New Zealand’s central bank helped pioneer the practice in 1997, when it began announcing specific forecasts for 90-day bank bills. Markets knew where monetary policy was headed, limiting speculation and destabilizing gyrations in bond yields. But this month, Wheeler chopped one-year-off forecasts for 90-day bank bills.

As my Bloomberg colleague Matthew Brockett reports, the missing directive would probably have hinted at a tightening in 2017. Even as Australia slows, China hits a wall and Japan underwhelms, New Zealand is zooming along at an enviable 3.5 percent pace of growth. In the short run, Wheeler is giving himself greater wiggle room should events change.

In the longer run, though, he may be testing whether more mystery might enliven policy. There’s an argument, as ECB Executive Board member Benoit Coeure warned in September 2013, that if not managed, “forward guidance could have a contradictory, rather than an expansionary, effect on economic sentiment.” His argument: Offering such hints might be interpreted as a sign that the central bank is indirectly disclosing negative information about risks to the economic outlook. “In this case,” he said, “private agents may infer from the forward guidance statement that the recovery may be slower or deflationary pressures stronger than widely anticipated,” denting growth outlook.

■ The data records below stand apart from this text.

diff --git a/muvo_amd/build.py b/muvo_amd/build.py
--- a/muvo_amd/build.py
+++ b/muvo_amd/build.py
@@ -6,7 +6,7 @@
 HERE = os.path.dirname(os.path.abspath(__file__))
 CSRC = os.path.join(HERE, 'csrc')
 LIB = os.path.join(HERE, 'libmuvo_hip.so')
-SOURCES = ['abi.hip', 'conv_gemm.hip', 'conv_vox.hip', 'conv_pw.hip', 'conv_bf3.hip', 'gemm.hip', 'norm.hip', 'elementwise.hip', 'losses.hip', 'chamfer.hip', 'metrics.hip', 'bev.hip', 'input.hip', 'augment.hip', 'attention.hip', 'rssm.hip', 'conv_stem.hip', 'voxelize.hip', 'dataset.hip', 'export.hip', 'visualise.hip']
+SOURCES = ['abi.hip', 'conv_gemm.hip', 'conv_vox.hip', 'conv_pw.hip', 'conv_bf3.hip', 'conv_bf3_direct.hip', 'gemm.hip', 'norm.hip', 'elementwise.hip', 'losses.hip', 'chamfer.hip', 'metrics.hip', 'bev.hip', 'input.hip', 'augment.hip', 'attention.hip', 'rssm.hip', 'conv_stem.hip', 'voxelize.hip', 'dataset.hip', 'export.hip', 'visualise.hip']
 FLAGS = ['--offload-arch=gfx950', '-O3', '-fPIC', '-std=c++17', '-munsafe-fp-atomics', '-Wno-unused-result', '-Wno-unused-value',
          '-ffp-contract=off', '-Rpass-analysis=kernel-resource-usage',
          '-mllvm', '-instcombine-max-copied-from-constant-users=8000',
diff --git a/muvo_amd/csrc/conv_bf3.h b/muvo_amd/csrc/conv_bf3.h
--- a/muvo_amd/csrc/conv_bf3.h
+++ b/muvo_amd/csrc/conv_bf3.h
@@ -18,6 +18,20 @@
 int bf3_split_rows(const float* x, void* ws, long rows, int C, hipStream_t st);
 bool bf3_fwd_uses_pp(const ConvPhase& g);
 bool bf3_wgrad_uses_pp(const ConvPhase& g);
+struct Bf3DirectPlan {
+  int use;
+  int qualifies;
+  int rs;
+  int entries;
+  int wep;
+  int lds_bytes;
+  int groups;
+};
+constexpr int BF3_DIRECT_MAX_LDS = (2 * 512 + 8 * 394 + 1) * 16 + 1536;
+bool bf3_direct_plan(const ConvPhase& g, Bf3DirectPlan* pl);
+int bf3_direct_ksplit(const ConvPhase& g, int ks);
+int bf3_direct_launch(const ConvPhase& g, const Bf3DirectPlan& p, const void* ws, const float* wp, const float* bias, float* out,
+                      int act, float slope, hipStream_t st, int ksplit);
 struct PackItem {
   ConvPhase g;
   const float* w;
diff --git a/muvo_amd/csrc/conv_bf3.hip b/muvo_amd/csrc/conv_bf3.hip
--- a/muvo_amd/csrc/conv_bf3.hip
+++ b/muvo_amd/csrc/conv_bf3.hip
@@ -1365,6 +1365,8 @@
   if (tiles >= 192 || nk < 2 * min_steps) return 1;
   int ks = cdiv(tgt, tiles);
   if (ks > nk / min_steps) ks = nk / min_steps;
+  Bf3DirectPlan dp;
+  if (bf3_direct_plan(g, &dp)) return bf3_direct_ksplit(g, ks);
   return ks < 1 ? 1 : ks;
 }
 
@@ -1373,6 +1375,8 @@
 int bf3_launch_fwd_phase(const ConvPhase& g, const void* ws, const float* wp, const float* bias, float* out, int act,
                          float slope, hipStream_t st, int ksplit) {
   if (g.npix <= 0) return MUVO_OK;
+  Bf3DirectPlan dp;
+  if (bf3_direct_plan(g, &dp)) return bf3_direct_launch(g, dp, ws, wp, ksplit > 1 ? nullptr : bias, out, ksplit > 1 ? MUVO_ACT_NONE : act, slope, st, ksplit);
   if (ksplit > 1) return bf3_launch<64, 128, 1, 4, 4, 2>(g, ws, wp, nullptr, out, MUVO_ACT_NONE, 0.f, st, ksplit);
   static const int variant = getenv("MUVO_BF3_VARIANT") ? atoi(getenv("MUVO_BF3_VARIANT")) : 0;
   if (variant == 2) {
diff --git a/muvo_amd/csrc/conv_bf3_direct.hip b/muvo_amd/csrc/conv_bf3_direct.hip
--- /dev/null
+++ b/muvo_amd/csrc/conv_bf3_direct.hip
@@ -0,0 +1,283 @@
+#include "conv_bf3.h"
+#include <atomic>
+
+typedef __bf16 bf16x8 __attribute__((ext_vector_type(8)));
+typedef unsigned u32x4 __attribute__((ext_vector_type(4)));
+
+namespace {
+constexpr int D_BM = 64, D_BN = 128, D_TM = 2, D_TN = 1;
+constexpr int D_ASTAGE = 2 * 4 * D_BM;
+constexpr int D_NPW = 7;
+constexpr int D_TAIL = 512 + 4 * D_BM * 4;
+}
+
+static int g_direct_mode = -1;
+static std::atomic<long long> g_direct_launches{0};
+
+template <bool ONE>
+__global__ void __launch_bounds__(256)
+conv_bf3_direct_kernel(const ConvPhase g, const uint4* __restrict__ xs, long plane_u4, const uint4* __restrict__ wp,
+                       const float* __restrict__ bias, float* __restrict__ out, int act, float slope, int rs, int wep, int ksplit,
+                       int atomic) {
+  constexpr int BM = D_BM, BN = D_BN, TM = D_TM, TN = D_TN, AST = D_ASTAGE, NPW = D_NPW;
+  extern __shared__ uint4 smem[];
+  const int tid = threadIdx.x, lane = tid & 63;
+  const int wave = __builtin_amdgcn_readfirstlane(tid >> 6);
+  uint4* win = smem + 2 * AST;
+  const int ZS = 8 * wep;
+  int* taptab = (int*)(win + ZS + 1);
+  float* sbias = (float*)(taptab + 128) + wave * (32 * TM);
+
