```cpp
template <bool BIAS>
__global__ __launch_bounds__(LIN_NTH) void lin_wgrad_roles(LinWgradArgs a) {
    __shared__ __attribute__((aligned(16))) unsigned char lds[LF_NS * LF_STAGE];
    const int tid = threadIdx.x, lane = tid & 63, lr = lane & 15, lk = lane >> 4;
    const int wave = __builtin_amdgcn_readfirstlane(tid >> 6);
    const int k0 = blockIdx.x * LIN_BM;
    const int b_lo = blockIdx.y * a.blk_per_split, b_hi = min(a.nblk, b_lo + a.blk_per_split);
    const int ka = a.a_absmax ? pow2_scale_exp(*a.a_absmax, 12) : 0, kd = pow2_scale_exp(*a.d_absmax, 12);
    const float psa = ldexpf(1.f, ka), unscale = ldexpf(1.f, -(ka + kd));
    const bool affine = a.a_scale != nullptr;
    if (wave >= 4) {
        const int st_ = tid - 256;
        const int rq = st_ & 15, cq0 = st_ >> 4;
        float sc[2], sh[2];
#pragma unroll
        for (int u = 0; u < 2; ++u) {
            const int ch = affine ? (k0 + 4 * (cq0 + 16 * u)) / a.period : 0;
            sc[u] = affine ? a.a_scale[ch] * psa : psa; sh[u] = affine ? a.a_shift[ch] * psa : 0.f;
        }
        const float floor_ = affine ? 0.f : -INFINITY;
        f32x4 ar[2][8];
        f32x4 bs[2] = {(f32x4){0.f, 0.f, 0.f, 0.f}, (f32x4){0.f, 0.f, 0.f, 0.f}};
        auto issue_a = [&](int blk, f32x4 (&r)[8]) {
#pragma unroll
            for (int u = 0; u < 2; ++u)
#pragma unroll
                for (int j = 0; j < 4; ++j) {
                    const int m = blk * 64 + 4 * rq + j;
                    r[4 * u + j] = (f32x4){0.f, 0.f, 0.f, 0.f};
                    if (m < a.M && blk < b_hi) r[4 * u + j] = __builtin_nontemporal_load(reinterpret_cast<const f32x4*>(a.A + (long)m * a.lda + k0 + 4 * (cq0 + 16 * u)));
                }
        };
        auto commit_a = [&](int blk, const f32x4 (&r)[8]) {
            if (blk >= b_hi) return;
            unsigned char* st = lds + (blk % LF_NS) * LF_STAGE;
            if (BIAS) {
#pragma unroll
                for (int u = 0; u < 2; ++u)
#pragma unroll
                    for (int j = 0; j < 4; ++j)
#pragma unroll
                        for (int c = 0; c < 4; ++c) bs[u][c] += r[4 * u + j][c];
            }
#pragma unroll
            for (int u = 0; u < 2; ++u)
#pragma unroll
                for (int c = 0; c < 4; ++c) {
                    float x[4];
#pragma unroll
                    for (int j = 0; j < 4; ++j) x[j] = __builtin_amdgcn_fmed3f(fmaxf(fmaf(r[4 * u + j][c], sc[u], sh[u]), floor_), -65000.f, 65000.f);
                    uint2 hi, lo;
                    split2_pair_f16(x[0], x[1], hi.x, lo.x);
                    split2_pair_f16(x[2], x[3], hi.y, lo.y);
                    *reinterpret_cast<uint2*>(st + (0 * LIN_BM + 4 * (cq0 + 16 * u) + c) * LF_RS + rq * 8) = hi;
                    *reinterpret_cast<uint2*>(st + (1 * LIN_BM + 4 * (cq0 + 16 * u) + c) * LF_RS + rq * 8) = lo;
                }
        };
        if (b_lo < b_hi) {
            issue_a(b_lo, ar[0]);
            commit_a(b_lo, ar[0]);
            issue_a(b_lo + 1, ar[1]); issue_a(b_lo + 2, ar[0]);
        }
#pragma unroll 1
        for (int b = b_lo; b < b_hi; b += 2) {
            __syncthreads();
            commit_a(b + 1, ar[1]); issue_a(b + 3, ar[1]);
            if (b + 1 < b_hi) {
                __syncthreads();
                commit_a(b + 2, ar[0]); issue_a(b + 4, ar[0]);
            }
        }
        if (BIAS && blockIdx.z == 0) {
#pragma unroll
            for (int u = 0; u < 2; ++u) {
#pragma unroll
                for (int c = 0; c < 4; ++c)
#pragma unroll
                    for (int o = 1; o < 16; o <<= 1) bs[u][c] += __shfl_xor(bs[u][c], o, 64);
                if (rq == 0) *reinterpret_cast<f32x4*>(a.bias_partial + (long)blockIdx.y * a.K + k0 + 4 * (cq0 + 16 * u)) = bs[u];
            }
        }
        return;
    }
    lu32x4 df[2][4][2];
    const unsigned char* planes = a.planes + blockIdx.z * a.plane_stride;
    auto load_d = [&](int step, lu32x4 (&dst)[4][2]) {
        if (step >= 2 * b_hi) return;
#pragma unroll
        for (int nt = 0; nt < 4; ++nt)
#pragma unroll
            for (int sp = 0; sp < 2; ++sp)
                dst[nt][sp] = *reinterpret_cast<const lu32x4*>(planes + ((((long)step) * 16 + wave * 4 + nt) * 2 + sp) * 1024 + (unsigned)lane * 16u);
    };
    f32x4 acc[8][4];
#pragma unroll
    for (int kt = 0; kt < 8; ++kt)
#pragma unroll
        for (int nt = 0; nt < 4; ++nt) acc[kt][nt] = (f32x4){0.f, 0.f, 0.f, 0.f};
    bool neg = false;
    auto flip = [&]() {
#pragma unroll
        for (int kt = 0; kt < 8; ++kt)
#pragma unroll
            for (int nt = 0; nt < 4; ++nt)
#pragma unroll
                for (int r = 0; r < 4; ++r) acc[kt][nt][r] = -acc[kt][nt][r];
    };
    auto load_bf = [&](const unsigned char* st, int h, int qt, lu32x4 (&f)[2][2]) {
#pragma unroll
        for (int sp = 0; sp < 2; ++sp)
#pragma unroll
            for (int q = 0; q < 2; ++q) f[sp][q] = *reinterpret_cast<const lu32x4*>(st + (sp * LIN_BM + (qt * 2 + q) * 16 + lr) * LF_RS + h * 64 + lk * 16);
    };
    auto multiply = [&](int qt, const lu32x4 (&f)[2][2], const lu32x4 (&d)[4][2]) {
#define LW_PRODUCT(SX, SD)                                                                                                        \
        _Pragma("unroll") for (int nt = 0; nt < 4; ++nt)                                                                          \
// ... 174 lines not shown
```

A December 2012 St. Louis Fed study offers additional cautions. “Overall, the statistical analysis provides weak evidence that forward guidance increased the ability of market participants to forecast future short-term yields and no evidence of increased predictability of long-term yields,” wrote economists Clemens Kool and Daniel Thornton. “Given the generally modest improvement in forecasting ability relative to the non-forward-guidance country benchmark … it’s difficult to see how forward guidance could significantly increase these central banks’ ability to control long-term yields.” In other words, the amount of influence central bankers gain by the practice isn’t worth the bother.

Such concerns may help explain why we’re seeing a rash of unexpected rate actions that harken back to Paul Volcker’s 1979-1987 term as Federal Reserve chairman, before forward guidance was introduced. “We’ve certainly had a trend this year where central banks are less market friendly, with surprise moves from a number of them,” says investment strategist Simon Grose-Hodge of LGT Group. By catching markets off-guard as they did in the 1970s, 1980s and 1990s, central banks benefit from a so-called headline effect that shocks markets into submission.

In India, Gov. Raghuram Rajan has deliberately surprised markets with rate cuts twice this year. Bank of Korea Gov. Lee Ju-yeol discombobulated traders with an unexpected March 12 cut. Ditto for Indonesia, Singapore, Thailand and China. Even the world’s biggest central banks may be telegraphing less. The Fed, for example, appears to be diluting its forward guidance, as does the Bank of England.

Caveats abound, of course. In Wellington, Wheeler may just be responding to the disorienting environment in which central banks are operating - rates at, or below, zero in many developed nations, the rising influence of emerging economies like China, fiscal balance sheets loaded to the hilt, governments relying on central banks to do their jobs for them. Given all that, who knows if the ECB’s next move should be to cut or boost short-term rates? Also, the unprecedented waves of liquidity sloshing around the globe - not the tactics of policy makers - may be dampening the effect of any individual rate cuts. Being more mysterious might not help Kuroda bring inflation back to Japan. Still, it can’t hurt to try.

*The author is a Bloomberg View columnist based in Tokyo and writes on economics, markets and politics throughout the Asia-Pacific region.